_Problem statement_:
Every line in the following data that has "Variable" counts toward the total; state that total alone.

=== Section Start ===

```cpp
Var make_const(const Ten& t) {
  auto v = std::make_shared<Variable>();
  v->value = t;
  return v;
}
Var make_param(const Ten& t) {
  auto v = std::make_shared<Variable>();
  v->value = t;
  v->wants_grad = true;
  return v;
}
Var make_result(const std::shared_ptr<Op>& op, const Ten& value) {
  auto v = std::make_shared<Variable>();
  v->op = op;
// ... 628 lines not shown
        lamp_tensor* r3[3] = {nullptr, nullptr, nullptr};
        HCALL(lamp_scaled_dot_product_attention_bias_backward(r3, p.h(), qv.h(), kv.h(), vv.h(), out.h(), lse.h(), attentionBias.defined() ? attentionBias.h() : nullptr,
                                                              isCausal, 0.0));
        for (int i = 0; i < 3; i++) cache->g[i] = Ten(r3[i]);
        cache->p = p;
      }
      acc.accumulate(cache->g[which], true);
      cache->g[which] = Ten();
      if (!cache->g[0].defined() && !cache->g[1].defined() && !cache->g[2].defined()) cache->p = Ten();
    };
  };
  op->params.push_back({query, back(0)});
  op->params.push_back({key, back(1)});
  op->params.push_back({value, back(2)});
  return make_result(op, out);
}

struct ConvPairGrad {
  struct Side { Ten w; std::vector<int64_t> stride, padding, dilation; Ten p; Ten pw; Variable* wout = nullptr; };
  Side side[2];
  int64_t groups = 1;
  int waiting = -1;
  int wwaiting = -1;
};
static Var convolution_node(const Var& input, const Var& weight, const Var& bias, const std::vector<int64_t>& stride,
                            const std::vector<int64_t>& padding, const std::vector<int64_t>& dilation, bool transposed,
                            const std::vector<int64_t>& outputPadding, int64_t groups, const Ten* computed,
                            const std::shared_ptr<ConvPairGrad>& pair = nullptr, int pair_side = 0) {
  auto op = new_op("Convolution");
  const int ns = (int)stride.size();
  Ten iv = input->value, wv = weight->value;
  const bool fuse_accumulate = sw().conv_dgrad_accumulate;
  const bool fuse_pair = sw().conv_dgrad_pair;
  auto back = [=](int which) {
    std::function<void(const Ten&, Variable&)> single;
    single = [=](const Ten& p, Variable& out) {
      if (which == 0 && !transposed && fuse_accumulate && out.has_grad() && out.grad.h()->is_device() && p.h()->is_device() && out.grad.dtype() == p.dtype()) {
        lamp_tensor* r = nullptr;
        HCALL(lamp_convolution_backward_input_add(&r, p.h(), iv.h(), wv.h(), stride.data(), padding.data(), dilation.data(), ns,
                                                  outputPadding.data(), groups, out.grad.h()));
        out.grad = Ten(r);
        out.grad_shared = false;
        return;
      }
      lamp_tensor* o3[3] = {nullptr, nullptr, nullptr};
      uint8_t mask[3] = {(uint8_t)(which == 0), (uint8_t)(which == 1), (uint8_t)(which == 2)};
      HCALL(lamp_convolution_backward(o3, p.h(), iv.h(), wv.h(), stride.data(), padding.data(), dilation.data(), ns, transposed,
                                      outputPadding.data(), groups, mask));
      out.accumulate(Ten(o3[which]), true);
    };
    const bool fuse_wpair = sw().conv_wgrad_pair;
    if (which == 1 && pair && fuse_wpair && !transposed) {
      Variable* inp = input.get();
      return Backward([=](const Ten& p, Variable& out) {
        if (!p.h()->is_device() || tls_backprop_hooked || out.op) { single(p, out); return; }
        ConvPairGrad& st = *pair;
        if (st.wwaiting < 0) {
          st.wwaiting = pair_side;
          st.side[pair_side].pw = p;
          st.side[pair_side].wout = &out;
          inp->pending.push_back([=] {
            ConvPairGrad& s2 = *pair;
            if (s2.wwaiting != pair_side) return;
            const Ten held = s2.side[pair_side].pw;
            Variable* wo = s2.side[pair_side].wout;
            s2.side[pair_side].pw = Ten(); s2.side[pair_side].wout = nullptr; s2.wwaiting = -1;
// ... 8 lines not shown
        st.side[other].pw = Ten(); st.side[other].wout = nullptr; st.wwaiting = -1;
        const Ten& pa = pair_side == 0 ? p : po;
        const Ten& pb = pair_side == 0 ? po : p;
        lamp_tensor* o2[2] = {nullptr, nullptr};
        HCALL(lamp_convolution_backward_weight_pair(o2, iv.h(), pa.h(), st.side[0].w.h(), st.side[0].stride.data(), st.side[0].padding.data(),
                                                    st.side[0].dilation.data(), pb.h(), st.side[1].w.h(), st.side[1].stride.data(),
                                                    st.side[1].padding.data(), st.side[1].dilation.data(), ns, st.groups));
        const Ten da(o2[0]), db(o2[1]);
        (pair_side == 0 ? out : *wo).accumulate(da, true);
        (pair_side == 0 ? *wo : out).accumulate(db, true);
      });
    }
    if (which != 0 || !pair || !fuse_pair || transposed) return Backward(single);
    return Backward([=](const Ten& p, Variable& out) {
      if (!(p.h()->is_device() && fuse_accumulate)) { single(p, out); return; }
      ConvPairGrad& st = *pair;
      if (st.waiting < 0) {
        st.waiting = pair_side;
        st.side[pair_side].p = p;
        Variable* outp = &out;
        out.pending.push_back([=] {
          ConvPairGrad& s2 = *pair;
          if (s2.waiting != pair_side) return;
          const Ten held = s2.side[pair_side].p;
          s2.side[pair_side].p = Ten(); s2.waiting = -1;
          single(held, *outp);
        });
        return;
      }
      if (st.waiting == pair_side) { single(p, out); return; }
      const int other = st.waiting;
      const Ten po = st.side[other].p;
      st.side[other].p = Ten(); st.waiting = -1;
      const Ten& pa = pair_side == 0 ? p : po;
      const Ten& pb = pair_side == 0 ? po : p;
      const bool have = out.has_grad() && out.grad.h()->is_device() && out.grad.dtype() == p.dtype();
      if (out.has_grad() && !have) { single(po, out); single(p, out); return; }
      lamp_tensor* r = nullptr;
      HCALL(lamp_convolution_backward_input_pair(&r, iv.h(), pa.h(), st.side[0].w.h(), st.side[0].stride.data(), st.side[0].padding.data(),
                                                 st.side[0].dilation.data(), pb.h(), st.side[1].w.h(), st.side[1].stride.data(),
                                                 st.side[1].padding.data(), st.side[1].dilation.data(), ns, st.groups, have ? out.grad.h() : nullptr));
      out.grad = Ten(r);
      out.grad_shared = false;
    });
  };
  op->params.push_back({input, back(0)});
  op->params.push_back({weight, back(1)});
  op->params.push_back({bias, back(2)});
  if (pair) op->reset = [pair] {
    pair->waiting = pair->wwaiting = -1;
    for (auto& sd : pair->side) { sd.p = Ten(); sd.pw = Ten(); sd.wout = nullptr; }
  };
  if (computed) return make_result(op, *computed);
  lamp_tensor* o = nullptr;
  HCALL(lamp_convolution(&o, iv.h(), wv.h(), bias->value.h(), stride.data(), padding.data(), dilation.data(), ns, transposed,
                         outputPadding.data(), groups));
  return make_result(op, Ten(o));
}
Var convolution(const Var& input, const Var& weight, const Var& bias, const std::vector<int64_t>& stride,
                const std::vector<int64_t>& padding, const std::vector<int64_t>& dilation, bool transposed,
                const std::vector<int64_t>& outputPadding, int64_t groups) {
  return convolution_node(input, weight, bias, stride, padding, dilation, transposed, outputPadding, groups, nullptr);
}
static std::pair<Var, Var> convolution_pair_nodes(const Var& input, const Var& weight_a, const Var& bias_a, const std::vector<int64_t>& stride_a,
                                                  const std::vector<int64_t>& padding_a, const std::vector<int64_t>& dilation_a, const Var& weight_b,
                                                  const Var& bias_b, const std::vector<int64_t>& stride_b, const std::vector<int64_t>& padding_b,
                                                  const std::vector<int64_t>& dilation_b, int64_t groups, const Ten& ya, const Ten& yb);
std::pair<Var, Var> convolution_pair(const Var& input, const Var& weight_a, const Var& bias_a, const std::vector<int64_t>& stride_a,
                                     const std::vector<int64_t>& padding_a, const std::vector<int64_t>& dilation_a, const Var& weight_b,
                                     const Var& bias_b, const std::vector<int64_t>& stride_b, const std::vector<int64_t>& padding_b,
                                     const std::vector<int64_t>& dilation_b, int64_t groups) {
  const int ns = (int)stride_a.size();
  LAMP_CHECK(ns == (int)stride_b.size(), "convolution_pair: the two convolutions have different numbers of spatial dimensions");
  lamp_tensor* o2[2] = {nullptr, nullptr};
  HCALL(lamp_convolution_pair(o2, input->value.h(), weight_a->value.h(), bias_a->value.h(), stride_a.data(), padding_a.data(), dilation_a.data(),
                              weight_b->value.h(), bias_b->value.h(), stride_b.data(), padding_b.data(), dilation_b.data(), ns, groups));
  return convolution_pair_nodes(input, weight_a, bias_a, stride_a, padding_a, dilation_a, weight_b, bias_b, stride_b, padding_b, dilation_b, groups, Ten(o2[0]),
                                Ten(o2[1]));
}
static std::pair<Var, Var> convolution_pair_nodes(const Var& input, const Var& weight_a, const Var& bias_a, const std::vector<int64_t>& stride_a,
                                                  const std::vector<int64_t>& padding_a, const std::vector<int64_t>& dilation_a, const Var& weight_b,
// ... 418 lines not shown
```

### lamp_amd/csrc/kernels/abi_dev_names.h

```cpp
#pragma once
#define lamp_abs lamp_abs__dev
#define lamp_abs_ lamp_abs___dev
#define lamp_acos lamp_acos__dev
#define lamp_acos_ lamp_acos___dev
#define lamp_adamw_step_ lamp_adamw_step___dev
#define lamp_add lamp_add__dev
#define lamp_add_ lamp_add___dev
#define lamp_add_out lamp_add_out__dev
#define lamp_add_scalar lamp_add_scalar__dev
#define lamp_add_scalar_ lamp_add_scalar___dev
#define lamp_add_scaled_mixed_ lamp_add_scaled_mixed___dev
#define lamp_addcdiv_out lamp_addcdiv_out__dev
#define lamp_addcmul_out lamp_addcmul_out__dev
#define lamp_addmm lamp_addmm__dev
#define lamp_addmm_out lamp_addmm_out__dev
#define lamp_addmm_out_transposed1 lamp_addmm_out_transposed1__dev
#define lamp_addmm_out_transposed2 lamp_addmm_out_transposed2__dev
#define lamp_argmax lamp_argmax__dev
#define lamp_argsort lamp_argsort__dev
#define lamp_asin lamp_asin__dev
#define lamp_asin_ lamp_asin___dev
#define lamp_atan lamp_atan__dev
#define lamp_atan2 lamp_atan2__dev
#define lamp_atan_ lamp_atan___dev
#define lamp_avg_pool2d lamp_avg_pool2d__dev
#define lamp_avg_pool2d_backward lamp_avg_pool2d_backward__dev
#define lamp_baddbmm lamp_baddbmm__dev
#define lamp_baddbmm_out_transposed1 lamp_baddbmm_out_transposed1__dev
#define lamp_baddbmm_out_transposed2 lamp_baddbmm_out_transposed2__dev
#define lamp_batch_norm_affine lamp_batch_norm_affine__dev
#define lamp_binary_cross_entropy_with_logits lamp_binary_cross_entropy_with_logits__dev
#define lamp_bincount lamp_bincount__dev
#define lamp_bmm lamp_bmm__dev
#define lamp_bmm_out lamp_bmm_out__dev
#define lamp_cartesian_prod lamp_cartesian_prod__dev
#define lamp_ceil lamp_ceil__dev
#define lamp_ceil_ lamp_ceil___dev
#define lamp_convolution lamp_convolution__dev
#define lamp_convolution_backward lamp_convolution_backward__dev
#define lamp_convolution_backward_input_add lamp_convolution_backward_input_add__dev
#define lamp_convolution_backward_input_pair lamp_convolution_backward_input_pair__dev
#define lamp_convolution_backward_weight_pair lamp_convolution_backward_weight_pair__dev
#define lamp_convolution_bn_relu_input lamp_convolution_bn_relu_input__dev
#define lamp_convolution_bn_relu_input_backward lamp_convolution_bn_relu_input_backward__dev
#define lamp_convolution_bn_relu_input_folds lamp_convolution_bn_relu_input_folds__dev
#define lamp_convolution_chain_pair lamp_convolution_chain_pair__dev
#define lamp_convolution_pair lamp_convolution_pair__dev
#define lamp_cos lamp_cos__dev
#define lamp_cos_ lamp_cos___dev
#define lamp_count_ne lamp_count_ne__dev
#define lamp_cross lamp_cross__dev
#define lamp_diag lamp_diag__dev
#define lamp_diagonal lamp_diagonal__dev
#define lamp_div lamp_div__dev
#define lamp_div_ lamp_div___dev
#define lamp_div_out lamp_div_out__dev
#define lamp_div_scalar lamp_div_scalar__dev
#define lamp_dropout_ lamp_dropout___dev
#define lamp_embedding lamp_embedding__dev
#define lamp_embedding_backward lamp_embedding_backward__dev
#define lamp_eq lamp_eq__dev
#define lamp_eq_scalar lamp_eq_scalar__dev
#define lamp_exp lamp_exp__dev
#define lamp_exp_ lamp_exp___dev
#define lamp_expm1 lamp_expm1__dev
#define lamp_flatten_into_ lamp_flatten_into___dev
#define lamp_floor lamp_floor__dev
#define lamp_floor_ lamp_floor___dev
#define lamp_gat_backward lamp_gat_backward__dev
#define lamp_gat_forward lamp_gat_forward__dev
#define lamp_gather lamp_gather__dev
#define lamp_gcn_adjacency lamp_gcn_adjacency__dev
// ... 173 lines not shown
```

### lamp_amd/csrc/kernels/conv.hip

```cpp
#include "device_utils.h"
#include "../core/strided.h"
#include "../core/switches.h"
#include "conv_geom.h"
#include "conv_backends.h"

namespace lamp {

template <class T>
__global__ __launch_bounds__(256) void conv_fwd_direct_kernel(const T* __restrict__ x, const T* __restrict__ w, const T* __restrict__ bias,
                                                              T* __restrict__ y, ConvGeom g) {
  using A = acc_t<T>;
  const int64_t total = g.N * g.Cout * g.Ho * g.Wo;
  const int cin_g = (int)(g.Cin / g.groups), cout_g = (int)(g.Cout / g.groups);
  for (int64_t e = blockIdx.x * (int64_t)blockDim.x + threadIdx.x; e < total; e += (int64_t)gridDim.x * blockDim.x) {
    const int wo = (int)(e % g.Wo);
    const int ho = (int)((e / g.Wo) % g.Ho);
    const int co = (int)((e / (g.Wo * g.Ho)) % g.Cout);
    const int64_t n = e / (g.Wo * g.Ho * g.Cout);
    const int grp = co / cout_g;
    A acc = bias ? load_as<A>(bias[co]) : A(0);
    const T* wp = w + (int64_t)co * cin_g * g.kh * g.kw;
    for (int cl = 0; cl < cin_g; cl++) {
      const T* xp = x + ((n * g.Cin + grp * cin_g + cl) * g.H) * g.W;
      for (int r = 0; r < g.kh; r++) {
// ... 547 lines not shown
    LAMP_CHECK(gy->ndim == x->ndim && gy->sizes[0] == g.N && gy->sizes[1] == g.Cout && gy->sizes[gy->ndim - 1] == g.Wo && (nspatial == 1 || gy->sizes[2] == g.Ho),
               "convolution_backward_input_pair: the " << which << " grad_out " << gy->describe() << " does not match its forward output shape");
  };
  check_grad(grad_out_a, ga, "first"); check_grad(grad_out_b, gb, "second");
  if (x->dtype == kBF16 && nspatial == 2) {
    Hold wa(contiguous_filter(w_a)), wb(contiguous_filter(w_b)), gya(contiguous(grad_out_a)), gyb(contiguous(grad_out_b)), ac(addend ? contiguous(addend) : nullptr);
    hipStream_t st = current_stream(x->device());
    Hold dx(new_tensor(std::vector<int64_t>(x->sizes, x->sizes + x->ndim), x->dtype, x->device()));
    bool fused = false;
    if (narrow_conv_dgrad_pair(gya.get(), wa.get(), ga, gyb.get(), wb.get(), gb, dx.get(), st, ac.get(), &fused) ||
        igemm_conv_dgrad_pair(gya.get(), wa.get(), ga, gyb.get(), wb.get(), gb, dx.get(), st, ac.get(), &fused)) {
      if (ac.get() && !fused) {
        lamp_tensor* sum = nullptr;
        if (lamp_add(&sum, ac.get(), dx.get(), 1.0) != 0) throw Error(lamp_last_error());
        *out = sum;
      } else *out = dx.take();
      return 0;
    }
  }
  const uint8_t m3[3] = {1, 0, 0};
  lamp_tensor* part = nullptr;
  if (addend) {
    if (lamp_convolution_backward_input_add(&part, grad_out_b, x, w_b, stride_b, padding_b, dilation_b, nspatial, zero2, groups, addend) != 0) throw Error(lamp_last_error());
  } else {
    lamp_tensor* r3[3] = {nullptr, nullptr, nullptr};
    if (lamp_convolution_backward(r3, grad_out_b, x, w_b, stride_b, padding_b, dilation_b, nspatial, 0, zero2, groups, m3) != 0) throw Error(lamp_last_error());
    part = r3[0];
  }
  Hold ph(part);
  if (lamp_convolution_backward_input_add(out, grad_out_a, x, w_a, stride_a, padding_a, dilation_a, nspatial, zero2, groups, ph.get()) != 0) throw Error(lamp_last_error());
  LAMP_API_END
}

int lamp_convolution_backward_weight_pair(lamp_tensor* out2[2], const lamp_tensor* x, const lamp_tensor* grad_out_a, const lamp_tensor* w_a,
                                          const int64_t* stride_a, const int64_t* padding_a, const int64_t* dilation_a,
                                          const lamp_tensor* grad_out_b, const lamp_tensor* w_b, const int64_t* stride_b,
                                          const int64_t* padding_b, const int64_t* dilation_b, int nspatial, int64_t groups) {
  LAMP_API_BEGIN
  check_device_tensor(x, "input"); check_device_tensor(w_a, "first weight"); check_device_tensor(grad_out_a, "first grad_out");
  check_device_tensor(w_b, "second weight"); check_device_tensor(grad_out_b, "second grad_out");
  LAMP_CHECK(x->dtype == w_a->dtype && x->dtype == w_b->dtype && grad_out_a->dtype == x->dtype && grad_out_b->dtype == x->dtype,
             "convolution_backward_weight_pair: dtype mismatch");
  LAMP_CHECK(nspatial >= 1 && nspatial <= 2, "convolution_backward_weight_pair: 1 or 2 spatial dimensions");
  const int64_t zero2[2] = {0, 0};
  ConvGeom ga = make_geom(x, w_a, stride_a, padding_a, dilation_a, nspatial, 0, zero2, groups);
  ConvGeom gb = make_geom(x, w_b, stride_b, padding_b, dilation_b, nspatial, 0, zero2, groups);
  auto check_grad = [&](const lamp_tensor* gy, const ConvGeom& g, const char* which) {
    LAMP_CHECK(gy->ndim == x->ndim && gy->sizes[0] == g.N && gy->sizes[1] == g.Cout && gy->sizes[gy->ndim - 1] == g.Wo && (nspatial == 1 || gy->sizes[2] == g.Ho),
               "convolution_backward_weight_pair: the " << which << " grad_out " << gy->describe() << " does not match its forward output shape");
  };
  check_grad(grad_out_a, ga, "first"); check_grad(grad_out_b, gb, "second");
  if (x->dtype == kBF16 && nspatial == 2) {
    Hold xc(contiguous(x)), wa(contiguous_filter(w_a)), wb(contiguous_filter(w_b)), gya(contiguous(grad_out_a)), gyb(contiguous(grad_out_b));
    hipStream_t st = current_stream(x->device());
    Hold dwa(new_like(wa.get())), dwb(new_like(wb.get()));
    if (narrow_conv_wgrad_pair(gya.get(), gyb.get(), xc.get(), dwa.get(), dwb.get(), ga, gb, st) ||
        igemm_conv_wgrad_pair(gya.get(), gyb.get(), xc.get(), dwa.get(), dwb.get(), ga, gb, st)) {
      out2[0] = dwa.take(); out2[1] = dwb.take();
      return 0;
    }
  }
  const uint8_t m3[3] = {0, 1, 0};
  lamp_tensor* ra[3] = {nullptr, nullptr, nullptr};
  if (lamp_convolution_backward(ra, grad_out_a, x, w_a, stride_a, padding_a, dilation_a, nspatial, 0, zero2, groups, m3) != 0) throw Error(lamp_last_error());
  Hold ha(ra[1]);
  lamp_tensor* rb[3] = {nullptr, nullptr, nullptr};
// ... 7 lines not shown
```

=== Section End ===

_Response to the exercise_:
11